Gabriel García Márquez y Pablo Neruda: entrevista.
Palabras pronunciadas por el periodista y escritor
colombiano Gabriel García Márquez, Premio Nobel de Literatura y
presidente de la Fundación Gabriel García Márquez para el Nuevo
Periodismo Iberoamericano –FNPI–, ante la 52a. asamblea de la Sociedad
Interamericana de Prensa, SIP, en Los Angeles, U.S.A., octubre 7 de
1996.
A una universidad colombiana se le preguntó cuáles son las pruebas de
aptitud y vocación que se hacen a quienes desean estudiar periodismo y
la respuesta fue terminante: “Los periodistas no son artistas”. Estas
reflexiones, por el contrario, se fundan precisamente en la certidumbre
de que el periodismo escrito es un género literario.
Hace unos cincuenta años no estaban de moda las escuelas de
periodismo. Se aprendía en las salas de redacción, en los talleres de
imprenta, en el cafetín de enfrente, en las parrandas de los viernes.
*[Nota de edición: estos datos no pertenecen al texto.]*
struct Rccl {
  void *lib = nullptr;
  decltype(&ncclGetUniqueId) GetUniqueId = nullptr;
  decltype(&ncclCommInitRank) CommInitRank = nullptr;
  decltype(&ncclCommDestroy) CommDestroy = nullptr;
  decltype(&ncclAllReduce) AllReduce = nullptr;
  decltype(&ncclReduce) Reduce = nullptr;
  decltype(&ncclBroadcast) Broadcast = nullptr;
  decltype(&ncclGetErrorString) GetErrorString = nullptr;
  decltype(&ncclCommCount) CommCount = nullptr;
  static Rccl &get() {
    static Rccl r;
    static std::mutex m;
    std::lock_guard<std::mutex> g(m);
    if (!r.lib) {
      if (const char *e = getenv("DR_RCCL_LIB")) r.lib = dlopen(e, RTLD_NOW | RTLD_GLOBAL);
      else
      for (const char *n : {"librccl.so.1", "librccl.so", "/opt/rocm/lib/librccl.so.1"})
        if ((r.lib = dlopen(n, RTLD_NOW | RTLD_GLOBAL))) break;
      if (!r.lib) fail(DR_ERR_UNSUPPORTED, "RCCL not found (librccl.so.1): %s", dlerror());
      r.GetUniqueId = reinterpret_cast<decltype(r.GetUniqueId)>(dlsym(r.lib, "ncclGetUniqueId"));
      r.CommInitRank = reinterpret_cast<decltype(r.CommInitRank)>(dlsym(r.lib, "ncclCommInitRank"));
      r.CommDestroy = reinterpret_cast<decltype(r.CommDestroy)>(dlsym(r.lib, "ncclCommDestroy"));
      r.AllReduce = reinterpret_cast<decltype(r.AllReduce)>(dlsym(r.lib, "ncclAllReduce"));
      r.Reduce = reinterpret_cast<decltype(r.Reduce)>(dlsym(r.lib, "ncclReduce"));
      r.Broadcast = reinterpret_cast<decltype(r.Broadcast)>(dlsym(r.lib, "ncclBroadcast"));
      r.GetErrorString = reinterpret_cast<decltype(r.GetErrorString)>(dlsym(r.lib, "ncclGetErrorString"));
      r.CommCount = reinterpret_cast<decltype(r.CommCount)>(dlsym(r.lib, "ncclCommCount"));
      if (!r.GetUniqueId || !r.CommInitRank || !r.CommDestroy || !r.AllReduce || !r.Reduce || !r.Broadcast || !r.GetErrorString) {
        r.lib = nullptr;
        fail(DR_ERR_UNSUPPORTED, "RCCL: missing symbols in librccl");
      }
    }
    return r;
  }
  void check(ncclResult_t e, const char *what) const {
    if (e != ncclSuccess) fail(DR_ERR_DEVICE, "RCCL %s: %s", what, GetErrorString(e));
  }
};

static const char *conv_kind_name(const ConvLaunch &c) {
  return c.async == 2 ? (c.march.rm ? "rowmarch" : (c.march.wino ? "winomarch" : "march")) : (c.async == 4 ? "wino" : (c.async ? "async" : ""));
}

Todo el periódico era una fábrica que formaba e informaba sin equívocos,
y generaba opinión dentro de un ambiente de participación que mantenía
la moral en su puesto. Pues los periodistas andábamos siempre juntos,
hacíamos vida común, y éramos tan fanáticos del oficio que no hablábamos
de nada distinto que del oficio mismo. El trabajo llevaba consigo una
amistad de grupo que inclusive dejaba poco margen para la vida privada.
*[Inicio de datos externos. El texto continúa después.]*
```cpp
typedef struct fwgpu_parser fwgpu_parser;
int fwgpu_parser_create(const fwgpu_vwmap *vw, fwgpu_parser **out);
void fwgpu_parser_free(fwgpu_parser *p);
int fwgpu_parser_parse_line(fwgpu_parser *p, const char *line, uint64_t len, uint32_t *out, uint32_t cap, uint32_t *n_words);
int fwgpu_parser_parse_with_prefix(fwgpu_parser *p, const char *prefix, uint64_t prefix_len, const char *line, uint64_t len,
                                   uint32_t *out, uint32_t cap, uint32_t *n_words);
typedef struct fwgpu_parse_prefix fwgpu_parse_prefix;
int fwgpu_parse_prefix_create(fwgpu_parser *p, const char *prefix, uint64_t len, fwgpu_parse_prefix **out);
// ... 89 lines not shown
```

Measured before the change: 6.786 million.

## Run trainer micro-batches on two compute streams so hogwild learns overlap

Replaces the single compute stream plus separate copy stream with one stream per double-buffer slot, doing the upload and learn kernel on the same slot stream. When the learn launch is eligible (hogwild-concurrent, no NN, no host caps), the next batch's kernel is no longer ordered behind the previous one, so two micro-batches can run on the GPU at once. This removes the serialization between consecutive batches, at the cost of more racy hogwild updates, which could shift the final log-loss. It also adds a debug counter for overlapped versus ordered launches, and an environment switch to fall back to ordered launches.

```diff
diff --git a/fwumious_wabbit_amd/_capi.py b/fwumious_wabbit_amd/_capi.py
--- a/fwumious_wabbit_amd/_capi.py
+++ b/fwumious_wabbit_amd/_capi.py
@@ -182,6 +182,7 @@
         "fwgpu_finish": [vp],
         "fwgpu_trainer_free": [vp],
         "fwgpu_trainer_examples_seen": [vp, P(u64)],
+        "fwgpu_debug_trainer_launches": [vp, P(u64), P(u64)],
         "fwgpu_trainer_set_holdout": [vp, u64, i32],
         "fwgpu_trainer_predictions": [vp, vp, u64, P(u64)],
         "fwgpu_set_launch": [vp, u32, u32],
diff --git a/fwumious_wabbit_amd/csrc/fwgpu_internal.h b/fwumious_wabbit_amd/csrc/fwgpu_internal.h
--- a/fwumious_wabbit_amd/csrc/fwgpu_internal.h
+++ b/fwumious_wabbit_amd/csrc/fwgpu_internal.h
@@ -537,4 +537,5 @@
 int head_step(fwgpu_regressor *r, fwgpu_split *sp, uint32_t first, uint32_t n, float *d_pred, bool update, hipStream_t stream);
 void head_scratch_free(fwgpu_regressor *r);
 uint32_t pick_grid(const fwgpu_regressor *r, const KernelParams &p, int mode, uint32_t threads);
+bool learn_launch_may_overlap(fwgpu_regressor *r, fwgpu_batch *b);
 }
diff --git a/fwumious_wabbit_amd/csrc/regressor.cpp b/fwumious_wabbit_amd/csrc/regressor.cpp
--- a/fwumious_wabbit_amd/csrc/regressor.cpp
+++ b/fwumious_wabbit_amd/csrc/regressor.cpp
@@ -539,6 +539,18 @@
     }
     FWGPU_HIP(launch_example_kernel(p, r->cfg.optimizer, update != 0, grid, threads, stream));
     return FWGPU_OK;
+}
+
+bool learn_launch_may_overlap(fwgpu_regressor *r, fwgpu_batch *b) {
+    if (r->packed() || r->nn.n_layers || r->d_ticks || b->host_copy || b->work_ring || b->n == 0) return false;
+    KernelParams p;
+    uint32_t threads = 0;
+    const std::string keep = fwgpu_last_error();
+    if (prepare_launch(r, b, FWGPU_MODE_HOGWILD, 1, p, threads) != FWGPU_OK) {
+        set_error(keep);
+        return false;
+    }
+    return p.concurrent && !p.host_grid_cap && !p.host_wgs_cap;
 }
 
 static constexpr uint32_t kHeadPredictSlab = 32768;
diff --git a/fwumious_wabbit_amd/csrc/trainer.cpp b/fwumious_wabbit_amd/csrc/trainer.cpp
--- a/fwumious_wabbit_amd/csrc/trainer.cpp
+++ b/fwumious_wabbit_amd/csrc/trainer.cpp
@@ -25,11 +25,12 @@
     unsigned host_threads = 1;
     fwgpu_batch *dev[2] = {nullptr, nullptr};
     hipEvent_t done[2] = {nullptr, nullptr};
-    hipEvent_t uploaded[2] = {nullptr, nullptr};
-    hipStream_t copy_stream = nullptr;
     bool in_flight[2] = {false, false};
     int cur = 0;
-    hipStream_t stream = nullptr;
+    hipStream_t compute[2] = {nullptr, nullptr};
+    bool slot_ordered[2] = {false, false};
+    bool two_streams = true;
+    uint64_t n_overlapped = 0, n_ordered = 0;
     uint64_t seen = 0;
     uint64_t holdout_after = 0;
     bool testonly = false;
@@ -74,12 +75,19 @@
         if (rc) return rc;
         b = tr->dev[c];
     }
-    int rc = record_batch_upload(b, &tr->t, tr->rec[c], tr->off[c].data(), n, tr->copy_stream, &tr->stats[c]);
+    hipStream_t stream = tr->compute[c];
+    int rc = record_batch_upload(b, &tr->t, tr->rec[c], tr->off[c].data(), n, stream, &tr->stats[c]);
     if (rc) return rc;
     if ((rc = record_batch_host_copy_if_oversize(r, &tr->t, b, tr->rec[c], tr->off[c].data(), n))) return rc;
-    FWGPU_HIP(hipEventRecord(tr->uploaded[c], tr->copy_stream));
-    FWGPU_HIP(hipStreamWaitEvent(tr->stream, tr->uploaded[c], 0));
-    rc = fwgpu_learn_batch(r, b, FWGPU_MODE_HOGWILD, predict ? 0 : 1, tr->stream);
+    const bool overlap = tr->two_streams && !predict && learn_launch_may_overlap(r, b);
+    if (tr->in_flight[c ^ 1] && (!overlap || tr->slot_ordered[c ^ 1])) {
+        FWGPU_HIP(hipStreamWaitEvent(stream, tr->done[c ^ 1], 0));
+    }
+    if (overlap)
+        tr->n_overlapped++;
+    else
+        tr->n_ordered++;
+    rc = fwgpu_learn_batch(r, b, FWGPU_MODE_HOGWILD, predict ? 0 : 1, stream);
     if (rc) return rc;
     if (predict) {
         if (tr->pred_cap[c] < n) {
@@ -88,11 +96,12 @@
             FWGPU_HIP(hipHostMalloc((void **)&tr->pred_host[c], (size_t)std::max(n, tr->micro_batch) * 4, hipHostMallocDefault));
             tr->pred_cap[c] = std::max(n, tr->micro_batch);
         }
-        FWGPU_HIP(hipMemcpyAsync(tr->pred_host[c], b->pred, (size_t)n * 4, hipMemcpyDeviceToHost, tr->stream));
+        FWGPU_HIP(hipMemcpyAsync(tr->pred_host[c], b->pred, (size_t)n * 4, hipMemcpyDeviceToHost, stream));
     }
     tr->slot_predict[c] = predict;
     tr->slot_n[c] = n;
-    FWGPU_HIP(hipEventRecord(tr->done[c], tr->stream));
+    FWGPU_HIP(hipEventRecord(tr->done[c], stream));
+    tr->slot_ordered[c] = !overlap;
     tr->in_flight[c] = true;
     tr->cur ^= 1;
     const int c2 = tr->cur;
@@ -136,10 +145,12 @@
     tr->off[1].assign(1, 0);
     tr->host_threads = std::max(1u, std::thread::hardware_concurrency());
     FWGPU_HIP(hipSetDevice(r->device));
-    FWGPU_HIP(hipStreamCreateWithFlags(&tr->stream, hipStreamNonBlocking));
-    FWGPU_HIP(hipStreamCreateWithFlags(&tr->copy_stream, hipStreamNonBlocking));
-    FWGPU_HIP(hipEventCreateWithFlags(&tr->uploaded[0], hipEventDisableTiming));
-    FWGPU_HIP(hipEventCreateWithFlags(&tr->uploaded[1], hipEventDisableTiming));
+    FWGPU_HIP(hipStreamCreateWithFlags(&tr->compute[0], hipStreamNonBlocking));
+    FWGPU_HIP(hipStreamCreateWithFlags(&tr->compute[1], hipStreamNonBlocking));
+    {
+        const char *env = getenv("FWGPU_TRAINER_STREAMS");
+        tr->two_streams = !(env && env[0] == '1');
+    }
     FWGPU_HIP(hipEventCreateWithFlags(&tr->done[0], hipEventDisableTiming));
     FWGPU_HIP(hipEventCreateWithFlags(&tr->done[1], hipEventDisableTiming));
     *out = tr.release();
@@ -439,7 +450,6 @@
     int rc = flush(tr, last_predict);
     if (rc) return rc;
     FWGPU_HIP(hipSetDevice(tr->r->device));
-    FWGPU_HIP(hipStreamSynchronize(tr->stream));
     rc = retire(tr, tr->cur);
     if (rc) return rc;
     rc = retire(tr, tr->cur ^ 1);
@@ -450,17 +460,16 @@
 int fwgpu_trainer_free(fwgpu_trainer *tr) {
     if (!tr) return FWGPU_OK;
     (void)hipSetDevice(tr->r->device);
-    if (tr->stream) (void)hipStreamSynchronize(tr->stream);
+    for (int i = 0; i < 2; i++)
+        if (tr->compute[i]) (void)hipStreamSynchronize(tr->compute[i]);
     for (int i = 0; i < 2; i++) {
         if (tr->dev[i]) fwgpu_batch_free(tr->dev[i]);
         if (tr->rec[i]) (void)hipHostFree(tr->rec[i]);
         if (tr->pred_host[i]) (void)hipHostFree(tr->pred_host[i]);
         if (tr->done[i]) (void)hipEventDestroy(tr->done[i]);
     }
-    if (tr->stream) (void)hipStreamDestroy(tr->stream);
-    if (tr->copy_stream) (void)hipStreamDestroy(tr->copy_stream);
     for (int i = 0; i < 2; i++)
-        if (tr->uploaded[i]) (void)hipEventDestroy(tr->uploaded[i]);
+        if (tr->compute[i]) (void)hipStreamDestroy(tr->compute[i]);
     delete tr;
     return FWGPU_OK;
 }
@@ -471,4 +480,11 @@
     return FWGPU_OK;
 }
 
-}
+int fwgpu_debug_trainer_launches(const fwgpu_trainer *tr, uint64_t *overlapped, uint64_t *ordered) {
+    if (!tr) return fail(FWGPU_ERR_INVALID, "NULL trainer");
+    if (overlapped) *overlapped = tr->n_overlapped;
+    if (ordered) *ordered = tr->n_ordered;
+    return FWGPU_OK;
+}
+
+}
diff --git a/fwumious_wabbit_amd/regressor.py b/fwumious_wabbit_amd/regressor.py
--- a/fwumious_wabbit_amd/regressor.py
+++ b/fwumious_wabbit_amd/regressor.py
@@ -532,6 +532,11 @@
         check(capi.lib().fwgpu_trainer_examples_seen(self.h, C.byref(n)))
         return n.value
 
+    def launches(self):
+        a, b = C.c_uint64(0), C.c_uint64(0)
+        check(capi.lib().fwgpu_debug_trainer_launches(self.h, C.byref(a), C.byref(b)))
+        return a.value, b.value
+
     def close(self):
         if self.h:
             capi.lib().fwgpu_trainer_free(self.h)
diff --git a/include/fwgpu.h b/include/fwgpu.h
--- a/include/fwgpu.h
+++ b/include/fwgpu.h
@@ -203,6 +203,7 @@
 int fwgpu_finish(fwgpu_trainer *tr);
 int fwgpu_trainer_free(fwgpu_trainer *tr);
 int fwgpu_trainer_examples_seen(const fwgpu_trainer *tr, uint64_t *n);
+int fwgpu_debug_trainer_launches(const fwgpu_trainer *tr, uint64_t *overlapped, uint64_t *ordered);
 int fwgpu_trainer_set_holdout(fwgpu_trainer *tr, uint64_t holdout_after, int testonly);
 int fwgpu_trainer_predictions(fwgpu_trainer *tr, float *out, uint64_t cap, uint64_t *n);
 
```

Result: no change. 6.789 million (median of 3 runs) (+0.1%).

No existían las juntas de redacción institucionales, pero a las cinco de
la tarde, sin convocatoria oficial, todo el personal de planta hacía
una pausa de respiro en las tensiones del día y confluía a tomar el café
en cualquier lugar de la redacción. Era una tertulia abierta donde se
discutían en caliente los temas de cada sección y se le daban los toques
finales a la edición de mañana. Los que no aprendían en aquellas
cátedras ambulatorias y apasionadas de veinticuatro horas diarias, o los
que se aburrían de tanto hablar de los mismo, era porque querían o
creían ser periodistas, pero en realidad no lo eran.
El periódico cabía entonces en tres grandes secciones: noticias,
crónicas y reportajes, y notas editoriales. La sección más delicada y de
gran prestigio era la editorial. El cargo más desvalido era el de
reportero, que tenía al mismo tiempo la connotación de aprendiz y
cargaladrillos. El tiempo y el mismo oficio han demostrado que el
sistema nervioso del periodismo circula en realidad en sentido
contrario. Doy fe: a los diecinueve años –siendo el peor estudiante de
derecho– empecé mi carrera como redactor de notas editoriales y fui
subiendo poco a poco y con mucho trabajo por las escaleras de las
diferentes secciones, hasta el máximo nivel de reportero raso.
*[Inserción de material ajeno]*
template <int C, int P, int NB, bool FTL, bool RT, bool CHUNK = false, class Obs = PipeNoObserver>
__device__ __forceinline__ void alg_pipe_body(const PipeArgs& a, Obs&& obs = Obs{}) {
    static_assert(P >= 2 && NB >= 4, "butterfly layouts, a ring holding z_{t-1} .. z_{t+1}");
    constexpr bool OBS = !std::is_same<typename std::decay<Obs>::type, PipeNoObserver>::value;
    using IT = pipe_step_t<C>;
    constexpr int S = 64 / P;
    constexpr int K = C / 2;
    constexpr int NS = pipe_state_words(C);
    const int lane = threadIdx.x & 63;
    const int64_t wv = (int64_t)__builtin_amdgcn_readfirstlane((int)ocx_pipe_wave_id(a.gn));
    if (wv >= a.gn) return;
    const int64_t g = a.g0 + wv;
    const int64_t T = a.T, t0 = CHUNK ? a.t0 : 0, tn = CHUNK ? a.tn : T;
    const bool first = !CHUNK || t0 == 0, last = !CHUNK || t0 + tn >= T;
    const double eta0 = a.eta0;
#if OCX_PIPE_WAVE_CLOCK
    const uint64_t clk0 = __builtin_amdgcn_s_memrealtime();
#endif
    const int s = lane / P;
    const int c = lane % P;
    const int64_t b = g * S + s;
    const bool live = b < a.B;
    const int64_t tstride = 64;
    const ocx_d2* __restrict__ zg = reinterpret_cast<const ocx_d2*>(a.zt) + (g * T + t0) * tstride;
    const int64_t kst = a.G * T * 64;
    const double* __restrict__ yg = a.yt + (g * T + t0) * S;
    auto stw = [&](int i) -> double& { return a.state[(g * NS + i) * 64 + lane]; };

    double th[C];
    double gp = 0.0;
    double A = 0.0, Bz = 0.0, U = 0.0, V = 0.0, W = 0.0;
    double cum = 0.0;
    bool clean = true;
    ocx_d2 zb[NB][K];
    double yb[NB];
    if (first) {
#pragma unroll
        for (int j = 0; j < C; ++j) th[j] = 0.0;
#pragma unroll
        for (int k = 0; k < K; ++k) zb[NB - 1][k] = ocx_d2{0.0, 0.0};
    } else if constexpr (CHUNK) {
#pragma unroll
        for (int j = 0; j < C; ++j) th[j] = stw(j);
#pragma unroll
        for (int k = 0; k < K; ++k) zb[NB - 1][k] = ocx_d2{stw(C + 2 * k), stw(C + 2 * k + 1)};
        A = stw(2 * C);
        Bz = stw(2 * C + 1);
        V = stw(2 * C + 2);
        W = stw(2 * C + 3);
        gp = stw(2 * C + 4);
        cum = stw(2 * C + 5);
        clean = stw(2 * C + 6) != 0.0;
    }
    auto load = [&](int slot, int64_t tl) {
        const ocx_d2* __restrict__ row = zg + tl * tstride;
#pragma unroll
        for (int k = 0; k < K; ++k) {
#if OCX_LOAD_NT
            zb[slot][k] = __builtin_nontemporal_load(row + k * kst + lane);
#else
            zb[slot][k] = row[k * kst + lane];
#endif
        }
        yb[slot] = yg[tl * S + s];
    };

    double scv = 0.0;

    ocx_ring_loop<NB, true, IT>(tn, load, [&](int u, int64_t tl) {
        const int64_t t = t0 + tl;
        if ((tl & 63) == 0) ocx_pipe_refresh<FTL>(t, lane, eta0, scv, th, U);
        const double zth = __builtin_fma(gp, Bz, A);
        double tth = __builtin_fma(gp, __builtin_fma(gp, W, 2.0 * V), U);
        const ocx_d2* zp1 = zb[(u + NB - 1) % NB];
#pragma unroll
        for (int j = 0; j < C; ++j) th[j] = __builtin_fma(gp, ocx_zj(zp1, j), th[j]);
        if constexpr (OBS) obs.step(t, g, b, c, lane, live, th, cum, clean);
        const double q_raw = ocx_seq_sum<P>(zth);
        double n_raw = ocx_seq_sum<P>(tth);
        double qt;
        if constexpr (!FTL)
            qt = ocx_pipe_q_ftrl<RT>(ocx_readlane(scv, (int)(tl & 63)), q_raw, n_raw);
        else
            qt = ocx_pipe_q_ftl<C, P>(th, q_raw, n_raw, tth, live);
        const double yv = yb[u];
        const double gq = ocx_loss_grad(qt, yv, cum);
        ocx_cert_grad(clean, yv, gq);
        ocx_pipe_advance<P>(th, zb[u], zb[(u + 1) % NB], a.onepass, zth, tth, gq, A, Bz, U, V, W, gp,
                            clean);
    }, CHUNK ? T - t0 : T);
    ocx_d2 zl[K];
    if (tn > 0) ocx_load_tile<C>(zl, zg + (tn - 1) * tstride + lane, kst);
    if constexpr (CHUNK) if (!last) {
#pragma unroll
        for (int j = 0; j < C; ++j) stw(j) = th[j];
#pragma unroll
        for (int k = 0; k < K; ++k) {
            stw(C + 2 * k) = zl[k].x;
            stw(C + 2 * k + 1) = zl[k].y;
        }
        stw(2 * C) = A;
        stw(2 * C + 1) = Bz;
        stw(2 * C + 2) = V;
        stw(2 * C + 3) = W;
        stw(2 * C + 4) = gp;
        stw(2 * C + 5) = cum;
        stw(2 * C + 6) = clean ? 1.0 : 0.0;
        return;
    }
    if (tn > 0) {
#pragma unroll
        for (int j = 0; j < C; ++j) th[j] = __builtin_fma(gp, ocx_zj(zl, j), th[j]);
    }
    if constexpr (OBS) {
        obs.finish(g, b, c, lane, live, th, cum, clean);
        return;
    }

    const bool closed = a.onepass && (clean || !live);
    double comp = 0.0;
    if (__ballot(!closed) != 0) {
        if (first) {
            double xs[C];
            ocx_action_ftl<C, P, false>(th, xs, lane);
            ocx_ring_loop<NB, false, IT>(T, load, [&](int u, int64_t) {
                double p[C];
#pragma unroll
                for (int j = 0; j < C; ++j) p[j] = ocx_zj(zb[u], j) * xs[j];
                const double qq = ocx_total<C, P, false>(p, lane);
                comp += 0.5 * fabs(qq - yb[u]);
            });
        } else if constexpr (CHUNK) {
            comp = __builtin_nan("");
            if (!closed && c == 0 && a.bad) *a.bad = 1;
        }
    }
    if (__ballot(closed) != 0) {
        double p[C];
#pragma unroll
        for (int j = 0; j < C; ++j) p[j] = th[j] * th[j];
        const double nrm = sqrt(ocx_total<C, P, false>(p, lane));
        if (closed) comp = 0.5 * (double)T - nrm;
    }
    if (a.gmax && __ballot(live) != 0) {
        const double rg = cum - comp;
        double mv = (c == 0 && live && rg > 0.0) ? rg : 0.0;
#pragma unroll
        for (int o = 32; o > 0; o >>= 1) {
            const double u = __shfl_xor(mv, o, 64);
            if (u > mv) mv = u;
        }
        if (lane == 0 && mv > 0.0) atomicMax(a.gmax, (unsigned long long)__double_as_longlong(mv));
    }
    if (c == 0 && live) {
        if (a.regret) a.regret[b] = cum - comp;
#if OCX_PIPE_WAVE_CLOCK
        const uint64_t clk1 = __builtin_amdgcn_s_memrealtime();
        if (a.cum_out) a.cum_out[b] = (double)(clk1 - clk0);
        if (a.comp_out) a.comp_out[b] = (double)clk0;
        if (a.closed_out)
            a.closed_out[b] = (int)((__builtin_amdgcn_s_getreg((31 << 11) | 4) & 0xffffu) |
                                    ((__builtin_amdgcn_s_getreg((31 << 11) | 20) & 0xfu) << 16));
#else
        if (a.cum_out) a.cum_out[b] = cum;
        if (a.comp_out) a.comp_out[b] = comp;
        if (a.closed_out) a.closed_out[b] = closed ? 1 : 0;
#endif
    }
}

La misma práctica del oficio imponía la necesidad de formarse una
base cultural, y el mismo ambiente de trabajo se encargaba de
fomentarla. La lectura era una adicción laboral. Los autodidactas suelen
ser ávidos y rápidos, y los de aquellos tiempos lo fuimos de sobra para
seguir abriéndole paso en la vida al mejor oficio del mundo… como
nosotros mismos lo llamábamos. Alberto Lleras Camargo, que fue
periodista siempre y dos veces presidente de Colombia, no era ni
siquiera bachiller.
La creación posterior de las escuelas de periodismo fue una reacción
escolástica contra el hecho cumplido de que el oficio carecía de
respaldo académico. Ahora ya no son sólo para la prensa escrita sino
para todos los medios inventados y por inventar.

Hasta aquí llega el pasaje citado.